→ **Your instructions**
Would you pull out every line of the material that contains the string "warpNet"?

→ **Data for this exercise**
BEGIN
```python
class ResidualBlock(nn.Module):

    def __init__(self, inc, outc=None, kernel=3, activ="lrelu", sn=True):
        super().__init__()
        outc = inc if outc is None else outc
        pad = kernel // 2 if sn else kernel
        self.activ = _activ(activ)
        self.input = _sn(nn.Conv2d(inc, outc, 1, 1, 0), sn)
        self.blocks = nn.Sequential(_sn(nn.Conv2d(inc, outc, kernel, 1, pad), sn), nn.BatchNorm2d(outc),
                                    nn.LeakyReLU(LRELU), _sn(nn.Conv2d(outc, outc, kernel, 1, pad), sn),
                                    nn.BatchNorm2d(outc))

    def forward(self, x):
        return self.activ(self.blocks(x) + self.input(x))


class FusedResidualBlock(ResidualBlock):

    def forward(self, x):
        from .norm import RES_ACTS, bn_res_act, bn_res_act_ok
        from .residual import _act_of, add_act
        blocks, inp = self.blocks, self.input
        bn = blocks[-1] if isinstance(blocks, nn.Sequential) and len(blocks) >= 2 else None
        act, slope = _act_of(self.activ)
        if (bn is not None and isinstance(inp, nn.Conv2d) and not inp._forward_pre_hooks and not inp._forward_hooks
                and bn_res_act_ok(bn, x, RES_ACTS.get(act)) and torch.is_grad_enabled()):
            h = x
            for m in list(blocks)[:-1]:
                h = m(h)
            s = inp._conv_forward(x, inp.weight, None)
            if h.shape == s.shape and h.shape[1] == bn.num_features:
                return bn_res_act(h, bn, s, inp.bias, RES_ACTS[act], slope)
            return add_act(bn(h), s if inp.bias is None else s + inp.bias.view(1, -1, 1, 1), self.activ)
        return add_act(blocks(x), inp(x), self.activ)


def _conv_block(inc, outc, ks, s, p, activ="lrelu", res=0, bn=True, sn=True):
    layers = [_sn(nn.Conv2d(inc, outc, ks, s, p), sn)]
    if bn:
        layers.append(nn.BatchNorm2d(outc))
    if activ is not None:
        layers.append(_activ(activ))
    layers += [ResidualBlock(outc, activ=activ, sn=sn) for _ in range(res)]
    return nn.Sequential(*layers)


def _shuffle_block(inc, outc, sn=True):
    return nn.Sequential(_sn(nn.Conv2d(inc, outc * 4, 3, 1, 1), sn), nn.PixelShuffle(2), nn.BatchNorm2d(outc),
                         _activ("lrelu"))


class FFWM(nn.Module):

    def __init__(self, num_layers=3, isflip=True, sn=True, warp_flipcat=None):
        super().__init__()
        ch = [64, 64, 128, 256]
        dch = [256, 128, 64, 64]
        self.isflip = isflip
        dm = 3 if isflip else 2
        am = dm - 1
        self.layers = num_layers
        self.e0 = _conv_block(3, ch[0], 7, 1, 3, res=1, bn=False, sn=sn)
        for i in (1, 2, 3):
            setattr(self, "e%d" % i, _conv_block(ch[i - 1], ch[i], 4, 2, 1, res=1, sn=sn))
        d_in = [dch[0], dch[1] * dm, dch[2] * dm + 3]
        r_ch = [dch[1] * dm, dch[2] * dm + 3, dch[3] * dm + 3]
        for i in range(3):
            setattr(self, "d%d" % i, _shuffle_block(d_in[i], dch[i + 1], sn=sn))
        for i in range(3):
            setattr(self, "dres%d" % i, nn.Sequential(*[ResidualBlock(r_ch[i], activ="lrelu", sn=sn) for _ in range(2)]))
        for i in range(3):
            setattr(self, "rec%d" % i, _conv_block(r_ch[i], 3, 3, 1, 1, bn=False, activ="sigmoid", sn=sn))
        for i, c in enumerate((ch[2] * am, ch[1] * am, ch[0] * am)):
            setattr(self, "att%d" % i, nn.Sequential(_conv_block(c, c, 3, 1, 1, sn=sn),
                                                     ResidualBlock(c, c, activ="sigmoid", sn=sn)))
        self.warpNet = WarpNet()
        self._fused = warp_flipcat if warp_flipcat is not None else WarpFlipCat()
        self._multi = warp_flipcat is None and os.environ.get("FFWM_WARP_MULTI", "1") != "0"
        self.fuse_gate = False

    def _skip(self, feat, flow):
        if self.isflip:
            return self._fused(feat, flow)
        return self.warpNet(feat, flow)

    def _skips(self, enc, flow):
        feats = [enc[self.layers - 1 - i] for i in range(self.layers)]
        if self._multi and feats[0].is_cuda:
            return warp_many(feats, [flow[i] for i in range(self.layers)], self.isflip)
        return [self._skip(f, flow[i]) for i, f in enumerate(feats)]

    def forward(self, x, flow=None, return_att=False):
        enc = [self.e0(x)]
        for i in range(1, self.layers + 1):
            enc.append(getattr(self, "e%d" % i)(enc[-1]))
        fdec = enc[-1]
        recons, att = [], None
        if callable(flow):
            flow = flow()
        skips = self._skips(enc, flow) if self._multi else None
        for i in range(self.layers):
            dec = getattr(self, "d%d" % i)(fdec)
            skip = skips[i] if skips is not None else self._skip(enc[self.layers - 1 - i], flow[i])
            if self.fuse_gate:
                from .residual import gated
                skip, att = gated(getattr(self, "att%d" % i), skip)
            else:
                att = getattr(self, "att%d" % i)(skip)
                skip = skip * att
            parts = [skip, dec]
            if recons:
                parts.append(F.interpolate(recons[-1], scale_factor=2, mode="bilinear"))
            fdec = getattr(self, "dres%d" % i)(torch.cat(parts, 1))
            recons.append(getattr(self, "rec%d" % i)(fdec))
        out = (recons[-3], recons[-2], recons[-1])
        return out + (att,) if return_att else out


class WarpAttention(nn.Module):

    LEVELS = ((128, 32), (64, 64), (64, 128))

    def __init__(self, sn=True, warp_flipcat=None):
        super().__init__()
        for i, (c, _) in enumerate(self.LEVELS):
            setattr(self, "att%d" % i, nn.Sequential(_conv_block(2 * c, 2 * c, 3, 1, 1, sn=sn),
                                                     ResidualBlock(2 * c, 2 * c, activ="sigmoid", sn=sn)))
        self._fused = warp_flipcat if warp_flipcat is not None else WarpFlipCat()
        self._multi = warp_flipcat is None
        self.fuse_gate = False

    def forward(self, feats, flows):
        if self._multi and feats[0].is_cuda:
            skips = warp_many(list(feats), list(flows), True)
        else:
            skips = [self._fused(feat, flow) for feat, flow in zip(feats, flows)]
        if self.fuse_gate:
            from .residual import gated
            return [gated(getattr(self, "att%d" % i), skip)[0] for i, skip in enumerate(skips)]
        return [skip * getattr(self, "att%d" % i)(skip) for i, skip in enumerate(skips)]


class MSDiscriminator(nn.Module):

    def __init__(self, real_crop_size=128, inc=3, max_n_scales=9, scale_factor=2, base_channels=64, sigmoid=False):
        super().__init__()
        self.scale_factor = scale_factor
        n = int(math.ceil(math.log(real_crop_size / 16.0) / math.log(scale_factor)))
        self.max_n_scales = min(n, max_n_scales)
        self.nets = nn.ModuleList(self._make(inc, base_channels, sigmoid) for _ in range(self.max_n_scales))

    @staticmethod
    def _make(inc, c, sigmoid):
        layers = []
        for cin, cout in ((inc, c), (c, 2 * c), (2 * c, 4 * c)):
            layers += [spectral_norm(nn.Conv2d(cin, cout, 3, 2, 1)), nn.BatchNorm2d(cout), nn.LeakyReLU(LRELU, True)]
        if sigmoid:
            layers += [spectral_norm(nn.Conv2d(4 * c, 1, 1)), nn.Sigmoid()]
        else:
            layers += [nn.Conv2d(4 * c, 1, 1)]
        return nn.Sequential(*layers)

    def forward(self, x):
        total = self.nets[0](x)
        size = total.shape[2:]
        for i, net in enumerate(self.nets[1:5], start=1):
            small = F.interpolate(x, scale_factor=self.scale_factor ** (-i), mode="bilinear")
            total = total + F.interpolate(net(small), size=size, mode="bilinear")
        return total


FUSED_ACTIVATIONS = os.environ.get("FFWM_FUSED_ACT", "1") != "0"


_WINOGRAD_MFM = os.environ.get("FFWM_WINOGRAD_MFM", "0") == "1"


class mfm(nn.Module):

    def __init__(self, cin, cout, k=3, s=1, p=1, type=1):
        super().__init__()
        self.out_channels = cout
# ... 152 lines not shown
```

### ffwm_amd/norm.py

```python
import os
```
END
→ **Output for this exercise**
        self.warpNet = WarpNet()
        return self.warpNet(feat, flow)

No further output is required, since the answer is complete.